Текст научной работы на тему «Политика справедливости: о деонтологической этике в японской политической культуре»

Политика справедливости: о деонтологической этике в японской политической культуре

Валентин Матвеенко

Магистр философии, аспирант кафедры философии Школы гуманитарных наук Дальневосточного федерального университета Адрес: ул. Суханова, д. 8, г. Владивосток, Российская Федерация 690950 E-mail: valentin.matveenko@gmail.com

На основе «социологии градов» и модели «патриархального града» Л. Болтански и Л. Тевено автор статьи рассматривает вопрос о деонтологическом характере традиционной политической культуры Японии. В качестве примера политической мысли страны выбрана «Конституция семнадцати статей» — древнейший законодательный акт Японии. Последовательное применение к «Конституции...» требований, изложенных Болтански и Тевено, позволяет утверждать, что данный документ выдерживает все условия, согласно которым он может считаться произведением, закладывающим основу традиционного политического и социального порядка. Это дает возможность проанализировать установки, являющиеся общими для политической мысли страны вне конкретных политических доктрин того или иного периода. Из всех предлагаемых Болтански и Тевено вариантов градов японскому традиционному обществу соответствует модель «патриархального града», используя которую автор акцентирует внимание на особенностях феномена господства в японской правящей элите, противопоставляя его господству европейского типа. Обнаруженные различия позволяют сделать вывод, что японское понимание политического блага базируется на представлении о должном, сформированном в результате осознания истинного порядка вещей в мире. По мнению автора, японский способ отношения к политике вполне сопоставим с классической политической философией древности, где категории должного, справедливого, истинного, искреннего и гармоничного являются исходными при рассмотрении любых политических реалий. В результате можно говорить о деонтологи-ческом характере японской традиционной политической культуры, т. е. рассматривать ее как культуру аксиологическую, фокусирующую свое внимание на вопросах выбора правильных форм политического правления, правильной политической практики, политических идеалов и политического блага.

Ключевые слова: справедливость, благо, деонтология, политическая философия, японская философия, Люк Болтански, Лоран Тевено, социология градов

I

Наше представление о японском традиционном способе существования политики1 окажется неполным без анализа философского смысла самой идейно-концептуальной основы японской общественно-политической мысли.

© Матвеенко В. А., 2016

© Центр фундаментальной социологии, 2016 doi: 10.17323/1728-192X-2016-1-75-93

1. Политику в данной работе мы понимаем как политическую рефлексию — «абстракцию без уже организовавшего политическое мышление минимального сознательного подхода» (Пятигорский, 2007: 29), тем самым предполагая ее дискурсивный характер.

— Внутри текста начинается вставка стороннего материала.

constexpr int SYM_FULL = 0, SYM_MIRROR = 1, SYM_PACKED = 2;
__device__ __forceinline__ void tri_decode(long t, int N, int& p, int& q)
{
    const double b = 2.0 * N + 1.0;
    int pp = (int)((b - sqrt(b * b - 8.0 * (double)t)) * 0.5);
    pp = pp < 0 ? 0 : (pp > N - 1 ? N - 1 : pp);
    while (pp > 0 && (long)pp * (2 * N - pp + 1) / 2 > t) --pp;
    while (pp < N - 1 && (long)(pp + 1) * (2 * N - pp) / 2 <= t) ++pp;
    p = pp;
    q = pp + (int)(t - (long)pp * (2 * N - pp + 1) / 2);
}

// ... 2354 lines not shown
            const long idx = base + u * 512 + tid;
            if (idx < (long)nrdm * n_kappa) gvec[idx] = 2.0 * (frc[u] - fcr[u]);
        }
    }
    if (fock)
        for (int idx = tid; idx < N * N; idx += 512) {
            const int m = idx / N;
            fock[idx] = m < M ? Fcol[idx] : 0.0;
        }
    if (gmat)
        for (int idx = tid; idx < N * N; idx += 512) {
            const int m = idx / N, n = idx - m * N;
            const double fmn = m < M ? Fcol[(size_t)m * N + n] : 0.0;
            const double fnm = n < M ? Fcol[(size_t)n * N + m] : 0.0;
            gmat[idx] = 2.0 * (fmn - fnm);
        }
    if (tid < nrdm) {
        const int k = tid;
        double acc = 0.0;
        for (int n = 0; n < M; ++n) acc += Epart[(size_t)k * N + n];
        if (k == 0) {
            double core = nuc;
            for (int n = 0; n < M; ++n) core += Cpart[n];
            c0[0] = core;
            E[0] = core + acc;
        } else if (dE) {
            dE[k - 1] = acc;
        }
    }
}

constexpr int TAIL_THREADS = 512;

__host__ __device__ inline bool tail_needed(int x, int y, int z, int no)
{
    const int lo = y < z ? y : z, hi = y < z ? z : y;
    if (lo >= no) return true;
    if (hi < no) return lo == hi || x == lo || x == hi;
    return x >= no || x == lo;
}
__host__ __device__ inline int tail_pitch(int NC) { return 16 * (((NC + 15) / 16) | 1); }

#ifdef OOVQE_TAIL_PROBE
constexpr int TAIL_PROBE_WGS = 512, TAIL_PROBE_MARKS = 32;
__device__ long long g_tail_probe[TAIL_PROBE_WGS][TAIL_PROBE_MARKS];
#define TAIL_MARK(i)                                                                              \
    do {                                                                                          \
        __syncthreads();                                                                          \
        if (threadIdx.x == 0 && blockIdx.x < TAIL_PROBE_WGS && (i) < TAIL_PROBE_MARKS)            \
            g_tail_probe[blockIdx.x][i] = wall_clock64();                                         \
    } while (0)
#else
#define TAIL_MARK(i) do {} while (0)
#endif
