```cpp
int kgs_srs_load_ptau(kgs_ctx_t* ctx, const char* path, int nbits_max);
int kgs_srs_load_ptau_slice(kgs_ctx_t* ctx, const char* path, int nbits_max, int rank, int world);
int kgs_srs_slice_info(kgs_ctx_t* ctx, int* rank, int* world, uint64_t* table_bytes);
int kgs_ptau_power(const char* path, int* power);
int kgs_srs_load_points(kgs_ctx_t* ctx, const uint8_t* g1_lem, uint64_t npts, int power, int nbits_max);
int kgs_srs_info(kgs_ctx_t* ctx, int* power, uint64_t* npts, int* window_c);
int kgs_ptau_read_tau_g2(const char* path, uint8_t out128[128]);

int kgs_ptau_write_synthetic(kgs_ctx_t* ctx, const char* path, int power, const uint8_t tau_std[32]);

int kgs_prove(kgs_ctx_t* ctx, int kind, int nbits, int npols, const uint8_t* const* evals_f,
              const uint8_t* const* evals_t, const uint8_t* sel_f, const uint8_t* sel_t, uint8_t* const* mont_f,
              uint8_t* const* mont_t, uint8_t* commitments_out, uint8_t* evaluations_out);
int kgs_host_register(void* ptr, uint64_t bytes);
int kgs_host_unregister(void* ptr);
int kgs_ctx_idle(kgs_ctx_t* ctx);
int kgs_prove_device(kgs_ctx_t* ctx, int kind, int nbits, int npols, const void* const* d_evals_f,
                     const void* const* d_evals_t, const void* d_sel_f, const void* d_sel_t, uint8_t* commitments_out,
                     uint8_t* evaluations_out);
int kgs_proof_shape(int kind, int npols, int selected, int* n_commitments, int* n_evaluations);

int kgs_verify(int kind, int nbits, int npols, int selected, const uint8_t* commitments, const uint8_t* evaluations,
               const uint8_t tau_g2[128]);
int kgs_verify_ptau(int kind, const char* ptau_path, int nbits, int npols, int selected, const uint8_t* commitments,
                    const uint8_t* evaluations);
int kgs_pairing_eq(int npairs, const uint8_t* g1_lem, const uint8_t* g2_lem);

typedef struct {
  int kind, nbits, npols, selected;
  const uint8_t* commitments;
  const uint8_t* evaluations;
} kgs_proof_ref_t;
typedef struct {
  uint8_t* weights_out;
  uint8_t* folded_out;
  uint32_t pairing_checks;
  uint32_t terms;
  int on_gpu;
  double fold_ms, pairing_ms;
// ... 85 lines not shown
```

kzg-grandsums-study_amd/csrc/field29.hpp:

```cpp
#pragma once
#include "field.hpp"

#ifndef KGS_M32_ROWS
#define KGS_M32_ROWS 8
#endif
#ifndef KGS_M32_ROWS_MUL2
#define KGS_M32_ROWS_MUL2 8
#endif
static_assert(KGS_M32_ROWS <= 8 && KGS_M32_ROWS_MUL2 <= 8, "column bounds of fq29::reduce_row32");

namespace kgs {
namespace f29 {
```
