template <bool VERT, int CB, bool VALID = false>
__global__ __launch_bounds__(256, 2) void k_conv_wino1d(W1P P) {
    constexpr int TCO = 32 * CB, UT_STEP = W1_K * TCO * W1_ROW;
    __shared__ __attribute__((aligned(16))) float Us[3][UT_STEP];
    __shared__ __attribute__((aligned(16))) float Vs[2][W1_USTEP];
    __shared__ __attribute__((aligned(16))) float Rs[3][W1_RAWF];
    asm volatile("" :: "s"(P.x), "s"(P.wp), "s"(P.out), "s"(P.bias), "s"(P.xbs), "s"(P.obs), "s"(P.cin), "s"(P.cout), "s"(P.coP), "s"(P.H),
                 "s"(P.W), "s"(P.mode), "s"(P.cgate));
    asm volatile("" :: "s"(P.add), "s"(P.abs_), "s"(P.out2), "s"(P.o2bs), "s"(P.hid), "s"(P.hbs), "s"(P.z), "s"(P.zbs));
    const int tid = threadIdx.x, lane = tid & 63, wv = __builtin_amdgcn_readfirstlane(tid >> 6);
    const int ptx = (P.W + 15) / 16;
#ifndef WINO_NO_XCD
    const int pid = (gridDim.x & 7) == 0 ? (int)(blockIdx.x & 7) * (int)(gridDim.x >> 3) + (int)(blockIdx.x >> 3) : (int)blockIdx.x;
#else
    const int pid = blockIdx.x;
#endif
    const int x0 = (pid % ptx) * 16, y0 = (pid / ptx) * 16;
    const int co0 = blockIdx.y * TCO, bz = blockIdx.z;
    const int H = P.H, W = P.W, hw = H * W;
    const float* xb = P.x + (size_t)bz * P.xbs;
    const int nsteps = P.cin / W1_K;

    constexpr int LANES = VERT ? 40 : 48, RQ_CI = VERT ? 80 : 96, RQ_ROW = VERT ? 4 : 6;
    constexpr unsigned RSTRIDE = LANES * 16u;
    unsigned roff[2] = {0u, 0u};
    unsigned oob = 0;
    if (lane < LANES) {
#pragma unroll
        for (int j = 0; j < 2; ++j) {
            const int q = LANES * (2 * wv + j) + lane;
            const int ci = q / RQ_CI, rem = q - ci * RQ_CI, r = rem / RQ_ROW, cq = rem - r * RQ_ROW;
            int yy = VERT ? y0 - 2 + r : y0 + r, xx = VERT ? x0 + 4 * cq : x0 - 4 + 4 * cq;
            if (yy < 0 || yy >= H || xx < 0 || xx >= W) oob |= 1u << j;
            yy = yy < 0 ? 0 : (yy >= H ? H - 1 : yy); xx = xx < 0 ? 0 : (xx >= W ? W - 4 : xx);
            roff[j] = (unsigned)(ci * hw + yy * W + xx) * 4u + W1_BIAS - RSTRIDE * j;
        }
    }
    const bool border = VERT ? ((y0 < 2) | (y0 + 18 > H) | (x0 + 16 > W)) : ((y0 + 16 > H) | (x0 < 4) | (x0 + 20 > W));
    auto patch_raw = [&](int buf) {
        if (border) {
#pragma unroll
            for (int j = 0; j < 2; ++j)
                if ((oob >> j) & 1) *(f32x4*)&Rs[buf][4 * (LANES * (2 * wv + j) + lane)] = (f32x4){0.0f, 0.0f, 0.0f, 0.0f};
        }
    };
    const float* wslice = CB == 2 ? P.wp + (size_t)(co0 / W1_CO) * W1_USTEP + (size_t)(wv * 2) * 256
                                  : P.wp + (size_t)(co0 / W1_CO) * W1_USTEP + (size_t)wv * (W1_CO * W1_ROW) + (size_t)(co0 % W1_CO) * W1_ROW;
    const unsigned uoff = lane * 16u;
    const size_t wstep = (size_t)(P.coP / W1_CO) * W1_USTEP, rstep = (size_t)W1_K * hw;
    const unsigned us_base = lds_addr_of(&Us[0][0]) + (unsigned)wv * (CB == 2 ? 2048u : 1024u), rs_base = lds_addr_of(&Rs[0][0]) + (unsigned)(2 * wv) * RSTRIDE;
    const unsigned long long lane_mask = (1ull << LANES) - 1ull;
    auto dma_u = [&](const float* src, int buf) {
        if (CB == 2) dma16x2(src, uoff, us_base + (unsigned)buf * (UT_STEP * 4u));
        else dma16x1(src, uoff, us_base + (unsigned)buf * (UT_STEP * 4u));
    };
    auto dma_raw = [&](const float* src, int buf) { dma16x2_masked<RSTRIDE>(src, roff[0], roff[1], rs_base + (unsigned)buf * (W1_RAWF * 4u), lane_mask); };
    auto clamped = [&](int step) { return step < nsteps ? step : nsteps - 1; };
    const float* xsrc = xb - W1_BIAS / 4;

    const int t_src = VERT ? wv * (RQ_CI * 4) + (4 * (lane >> 4)) * 16 + (lane & 15) : wv * (RQ_CI * 4) + (lane >> 2) * 24 + 4 * (lane & 3) + 2;
    const int t_dst = (wv * W1_NT + lane) * W1_ROW, t_swap = row_swap(lane & 15);
    float d[8];
    f32x4 vlo, vhi;
    auto tr_read = [&](int rbuf) {
        const float* rp = &Rs[rbuf][t_src];
        if (VERT) {
#pragma unroll
            for (int k = 0; k < 8; ++k) d[k] = rp[16 * k];
        } else {
#pragma unroll
            for (int k = 0; k < 8; k += 2) { const float2 v = *(const float2*)(rp + k); d[k] = v.x; d[k + 1] = v.y; }
        }
    };
    auto tr_math = [&]() {
        const float a12 = fmaf(-4.25f, d[4], d[2] + d[6]), b12 = fmaf(-4.25f, d[3], d[1] + d[5]);
        const float a34 = fmaf(-1.25f, d[4], fmaf(0.25f, d[2], d[6])), b34 = fmaf(2.0f, d[5], fmaf(-2.5f, d[3], 0.5f * d[1]));
        const float a56 = fmaf(-5.0f, d[4], fmaf(4.0f, d[2], d[6])), b56 = fmaf(0.5f, d[5], fmaf(-2.5f, d[3], 2.0f * d[1]));
        vlo = (f32x4){fmaf(5.25f, d[4] - d[2], d[0] - d[6]), a12 + b12, a12 - b12, a34 + b34};
        vhi = (f32x4){a34 - b34, a56 + b56, a56 - b56, fmaf(5.25f, d[3] - d[5], d[7] - d[1])};
    };
    auto tr_store = [&](int vbuf) {
        *(f32x4*)&Vs[vbuf][t_dst + 4 * t_swap] = vlo;
        *(f32x4*)&Vs[vbuf][t_dst + 4 * (t_swap ^ 1)] = vhi;
    };

    f32x4 acc[8][CB][2];
#pragma unroll
    for (int p = 0; p < 8; ++p)
#pragma unroll
        for (int c = 0; c < CB; ++c)
#pragma unroll
            for (int t = 0; t < 2; ++t) acc[p][c][t] = (f32x4){0.0f, 0.0f, 0.0f, 0.0f};
    const int cw = wv >> 1, tw = wv & 1, li = lane & 15, lk = lane >> 4;
    float bi_[CB][4];
#pragma unroll
    for (int cb = 0; cb < CB; ++cb)
#pragma unroll
        for (int r = 0; r < 4; ++r) {
            const int co = co0 + cw * 16 * CB + cb * 16 + 4 * lk + r;
            bi_[cb][r] = P.bias ? P.bias[co < P.cout ? co : P.cout - 1] : 0.0f;
        }

    dma_u(wslice, 0); dma_raw(xsrc, 0); dma_raw(xsrc + (size_t)clamped(1) * rstep, 1);
    dma_u(wslice + (size_t)clamped(1) * wstep, 1); dma_raw(xsrc + (size_t)clamped(2) * rstep, 2);
    dma_u(wslice + (size_t)clamped(2) * wstep, 2);
    if (CB == 2) __builtin_amdgcn_s_waitcnt(0x0F76); else __builtin_amdgcn_s_waitcnt(0x0F74);
    patch_raw(0); patch_raw(1);
    __builtin_amdgcn_s_waitcnt(0xC07F);
    __builtin_amdgcn_s_barrier();
    tr_read(0); tr_math(); tr_store(0);
    __builtin_amdgcn_s_waitcnt(0xC07F);
    __builtin_amdgcn_s_barrier();
    dma_raw(xsrc + (size_t)clamped(3) * rstep, 0);
    const float* unext = wave_uniform(wslice + (size_t)clamped(3) * wstep);
    const float* rnext = wave_uniform(xsrc + (size_t)clamped(4) * rstep);
    const int sl = 4 * row_swap(li);
    const int aoff = (lk * TCO + cw * 16 * CB + li) * W1_ROW, boff = (lk * W1_NT + tw * 32 + li) * W1_ROW;
    f32x4 fa = *(const f32x4*)&Us[0][aoff + sl], fb0 = *(const f32x4*)&Vs[0][boff + sl], fb1 = *(const f32x4*)&Vs[0][boff + 16 * W1_ROW + sl];
    auto mfma_range = [&](int p0, int np, int cb, const f32x4& a, const f32x4& b0, const f32x4& b1) {
#pragma unroll
        for (int e = 0; e < np; ++e) {
            const int p = p0 + e;
            acc[p][cb][0] = __builtin_amdgcn_mfma_f32_16x16x4f32(a[p & 3], b0[p & 3], acc[p][cb][0], 0, 0, 0);
            acc[p][cb][1] = __builtin_amdgcn_mfma_f32_16x16x4f32(a[p & 3], b1[p & 3], acc[p][cb][1], 0, 0, 0);
        }
    };
    auto step = [&](auto ubc, auto curc, const int s) {
        constexpr int UB = decltype(ubc)::value, CUR = decltype(curc)::value, UB1 = (UB + 1) % 3, UB2 = (UB + 2) % 3;
        const float* ua = &Us[UB][aoff];
        const float* vb = &Vs[CUR][boff];
        f32x4 a_lo1 = fa;
        if (CB == 2) a_lo1 = *(const f32x4*)(ua + 16 * W1_ROW + sl);
        tr_read(UB1);
        __builtin_amdgcn_sched_barrier(0);
        if (CB == 2) mfma_range(0, 4, 0, fa, fb0, fb1); else mfma_range(0, 2, 0, fa, fb0, fb1);
        __builtin_amdgcn_sched_barrier(0);
        const f32x4 a_hi0 = *(const f32x4*)(ua + (sl ^ 4)), b_hi0 = *(const f32x4*)(vb + (sl ^ 4)), b_hi1 = *(const f32x4*)(vb + 16 * W1_ROW + (sl ^ 4));
        __builtin_amdgcn_sched_barrier(0);
        tr_math();
        __builtin_amdgcn_sched_barrier(0);
        if (CB == 2) mfma_range(0, 4, CB - 1, a_lo1, fb0, fb1); else mfma_range(2, 2, 0, fa, fb0, fb1);
        __builtin_amdgcn_sched_barrier(0);
        f32x4 a_hi1 = a_hi0;
        if (CB == 2) a_hi1 = *(const f32x4*)(ua + 16 * W1_ROW + (sl ^ 4));
        __builtin_amdgcn_sched_barrier(0);
        tr_store(CUR ^ 1);
        __builtin_amdgcn_sched_barrier(0);
        if (CB == 2) mfma_range(4, 4, 0, a_hi0, b_hi0, b_hi1); else mfma_range(4, 2, 0, a_hi0, b_hi0, b_hi1);
        __builtin_amdgcn_sched_barrier(0);
        if (CB == 2) __builtin_amdgcn_s_waitcnt(0x0F74); else __builtin_amdgcn_s_waitcnt(0x0F73);
        patch_raw(UB2);
        __builtin_amdgcn_s_waitcnt(0xC07F);
        __builtin_amdgcn_s_barrier();
        __builtin_amdgcn_sched_barrier(0);
        fa = *(const f32x4*)&Us[UB1][aoff + sl]; fb0 = *(const f32x4*)&Vs[CUR ^ 1][boff + sl]; fb1 = *(const f32x4*)&Vs[CUR ^ 1][boff + 16 * W1_ROW + sl];
        __builtin_amdgcn_sched_barrier(0);
#pragma unroll
        for (int e = 0; e < 2 * CB; ++e) {
            const int p = CB == 2 ? 4 + e : 6 + e;
            acc[p][CB - 1][0] = __builtin_amdgcn_mfma_f32_16x16x4f32(a_hi1[p & 3], b_hi0[p & 3], acc[p][CB - 1][0], 0, 0, 0);
            acc[p][CB - 1][1] = __builtin_amdgcn_mfma_f32_16x16x4f32(a_hi1[p & 3], b_hi1[p & 3], acc[p][CB - 1][1], 0, 0, 0);
            __builtin_amdgcn_sched_barrier(0);
            if (e == 0) { dma_u(unext, UB); if (s + 4 < nsteps) unext += wstep; }
            if (e == 1) { dma_raw(rnext, UB1); if (s + 5 < nsteps) rnext += rstep; }
            __builtin_amdgcn_sched_barrier(0);
        }
    };
    {
        typedef std::integral_constant<int, 0> I0; typedef std::integral_constant<int, 1> I1; typedef std::integral_constant<int, 2> I2;
        int s = 0;
        while (true) {
            step(I0{}, I0{}, s); if (++s == nsteps) break;
            step(I1{}, I1{}, s); if (++s == nsteps) break;
            step(I2{}, I0{}, s); if (++s == nsteps) break;
            step(I0{}, I1{}, s); if (++s == nsteps) break;
            step(I1{}, I0{}, s); if (++s == nsteps) break;
            step(I2{}, I1{}, s); if (++s == nsteps) break;
        }
    }
    __builtin_amdgcn_s_waitcnt(0x0F70);

    const int mode = P.mode, cg = P.cgate;
    const float* addb = P.add ? P.add + (size_t)bz * P.abs_ : nullptr;
    const float* hb = P.hid ? P.hid + (size_t)bz * P.hbs : nullptr;
    const float* zb = P.z ? P.z + (size_t)bz * P.zbs : nullptr;
    float* outb = P.out + (size_t)bz * P.obs;
    float* out2b = P.out2 ? P.out2 + (size_t)bz * P.o2bs : nullptr;
    float* tsc = &Us[0][wv * (CB == 2 ? 512 : 256)] + lk * 64;
    auto epilogue = [&](auto modec, auto fastc) {
        constexpr int MODE = decltype(modec)::value;
        constexpr bool FAST = decltype(fastc)::value;
        const bool rtile = co0 >= cg;
        constexpr int NB = 4 * CB, RU = 2;
        const f32x4 zero4 = {0.0f, 0.0f, 0.0f, 0.0f};
        auto where = [&](int tb, int& oy, int& ox) {
            const int tile = tw * 32 + tb * 16 + li;
            oy = VERT ? y0 + 4 * (tile >> 4) + (li >> 2) : y0 + (tile >> 2); ox = VERT ? x0 + 4 * (li & 3) : x0 + 4 * (tile & 3);
        };
        auto load_block = [&](int n, f32x4 (&av)[RU], f32x4 (&xv)[RU], f32x4 (&hv)[RU]) {
            const int tb = (n >> 1) / CB, cb = (n >> 1) % CB, r0 = RU * (n & 1);
            int oy, ox; where(tb, oy, ox);
            const bool pok = FAST || ((oy < H) & (ox < W));
            const size_t pxo = (size_t)oy * W + ox;
#pragma unroll
            for (int q = 0; q < RU; ++q) {
                const int co = co0 + cw * 16 * CB + cb * 16 + 4 * lk + r0 + q;
                const bool ok = FAST || (pok && co < P.cout);
                const size_t e0 = (size_t)co * hw + pxo;
                av[q] = (addb && ok) ? *(const f32x4*)(addb + e0) : zero4;
                xv[q] = hv[q] = zero4;
                if (MODE == RPE_CONV_GATE_ZR) { if (FAST ? rtile : (ok && co >= cg)) xv[q] = *(const f32x4*)(hb + e0 - (size_t)cg * hw); }
                else if (MODE == RPE_CONV_GATE_H) { if (ok) { xv[q] = *(const f32x4*)(zb + e0); hv[q] = *(const f32x4*)(hb + e0); } }
            }
        };
        auto finish_block = [&](int n, const f32x4 (&av)[RU], const f32x4 (&xv)[RU], const f32x4 (&hv)[RU]) {
            const int tb = (n >> 1) / CB, cb = (n >> 1) % CB, r0 = RU * (n & 1);
            int oy, ox; where(tb, oy, ox);
            const bool pok = FAST || ((oy < H) & (ox < W));
            const size_t pxo = (size_t)oy * W + ox;
            auto st4 = [&](float* p, size_t e, const float (&v)[4]) {
                f32x4 q4 = {v[0], v[1], v[2], v[3]};
                if (VALID && !FAST) {
#pragma unroll
                    for (int i = 0; i < 4; ++i) q4[i] = (oy < P.Hv && ox + i < P.Wv) ? q4[i] : 0.0f;
                }
                if (pok) *(f32x4*)(p + e) = q4;
            };
#pragma unroll
            for (int q = 0; q < RU; ++q) {
                const int r = r0 + q, co = co0 + cw * 16 * CB + cb * 16 + 4 * lk + r;
                if (!FAST && co >= P.cout) continue;
                float m[8];
#pragma unroll
                for (int p = 0; p < 8; ++p) m[p] = acc[p][cb][tb][r];
                const float s12 = m[1] + m[2], d12 = m[1] - m[2], s34 = m[3] + m[4], d34 = m[3] - m[4], s56 = m[5] + m[6], d56 = m[5] - m[6];
                float v[4] = {((m[0] + s12) + s34) + s56, fmaf(0.5f, d56, fmaf(2.0f, d34, d12)), fmaf(0.25f, s56, fmaf(4.0f, s34, s12)),
                              m[7] + fmaf(0.125f, d56, fmaf(8.0f, d34, d12))};
                if (VERT) {
#pragma unroll
                    for (int i = 0; i < 4; ++i) tsc[i * 16 + li] = v[i];
                    const f32x4 q = *(const f32x4*)&tsc[(li >> 2) * 16 + 4 * (li & 3)];
                    v[0] = q[0]; v[1] = q[1]; v[2] = q[2]; v[3] = q[3];
                }
                const size_t e0 = (size_t)co * hw + pxo;
                const float bi = bi_[cb][r];
#pragma unroll
                for (int i = 0; i < 4; ++i) v[i] = v[i] + av[q][i] + bi;
                if (MODE == RPE_CONV_GATE_ZR) {
                    float sg[4];
#pragma unroll
                    for (int i = 0; i < 4; ++i) sg[i] = sigmoid_f(v[i]);
                    if (FAST ? rtile : co >= cg) {
#pragma unroll
                        for (int i = 0; i < 4; ++i) sg[i] *= xv[q][i];
                        st4(out2b, e0 - (size_t)cg * hw, sg);
                    } else st4(outb, e0, sg);
                } else if (MODE == RPE_CONV_GATE_H) {
#pragma unroll
                    for (int i = 0; i < 4; ++i) v[i] = (1.0f - xv[q][i]) * hv[q][i] + xv[q][i] * tanh_f(v[i]);
                    st4(outb, e0, v);
                } else {
                    if (mode == RPE_CONV_RELU) {
#pragma unroll
                        for (int i = 0; i < 4; ++i) v[i] = v[i] < 0.0f ? 0.0f : v[i];
                    }
                    st4(outb, e0, v);
                    if (out2b) st4(out2b, e0, v);
                }
            }
        };
        f32x4 av_[2][RU], xv_[2][RU], hv_[2][RU];
        load_block(0, av_[0], xv_[0], hv_[0]);
#pragma unroll
        for (int n = 0; n < NB; ++n) {
            if (n + 1 < NB) load_block(n + 1, av_[(n + 1) & 1], xv_[(n + 1) & 1], hv_[(n + 1) & 1]);
            finish_block(n, av_[n & 1], xv_[n & 1], hv_[n & 1]);
        }
    };
    {
        typedef std::integral_constant<int, RPE_CONV_GATE_ZR> ZR; typedef std::integral_constant<int, RPE_CONV_GATE_H> GH; typedef std::integral_constant<int, -1> RT;
        typedef std::integral_constant<bool, true> Yes; typedef std::integral_constant<bool, false> No;
        const bool inside = (y0 + 16 <= (VALID ? P.Hv : H)) & (x0 + 16 <= (VALID ? P.Wv : W)) & (co0 + TCO <= P.cout);
        if (mode == RPE_CONV_GATE_ZR) { if (inside && (cg % TCO) == 0) epilogue(ZR{}, Yes{}); else epilogue(ZR{}, No{}); }
        else if (mode == RPE_CONV_GATE_H) { if (inside && CB == 1) epilogue(GH{}, Yes{}); else epilogue(GH{}, No{}); }
        else { if (inside) epilogue(RT{}, Yes{}); else epilogue(RT{}, No{}); }
    }
}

russian sociological review. 2016. vol. 15. no 1 75

Необходимо заметить, что в отечественной историографии имеется определенный опыт осмысления японской политической мысли в ее традиционной и подвластной собственной логике развития форме, т. е. до эпохи Мэйдзи (1868-1912). К наиболее примечательным работам можно отнести фундаментальные труды Я. Б. Радуль-Затуловского (1947, 1961, 1972), посвященные истории развития на японском архипелаге конфуцианского учения, которое во многом является родоначальником политической мысли Японии, и раскрывающие иную сторону политико-философской мысли, противоречащую мертвящей догматике официальной неоконфуцианской философии. О том, что представляла собой Япония в период правления дома Токугава, какие изменения произошли в ее политическом устройстве и политических воззрениях, рассказывает А. Л. Гальперин (Гальперин, 1963).

Более общее исследование процессов, происходивших в общественной и идеологической жизни Японии в 60-80-е годы XIX в., базирующееся на переводах сочинений японских мыслителей, представлено Ю.Д. Михайловой (Михайлова, 1991) и В. В. Совастеевым (Совастеев, 1995). Авторы не только впервые показали влияние западной философии на Японию, но и проанализировали накопленный в традиционной Японии идейный материал, который подвергся болезненной ломке в контексте грядущей трансформации стереотипов политического мышления.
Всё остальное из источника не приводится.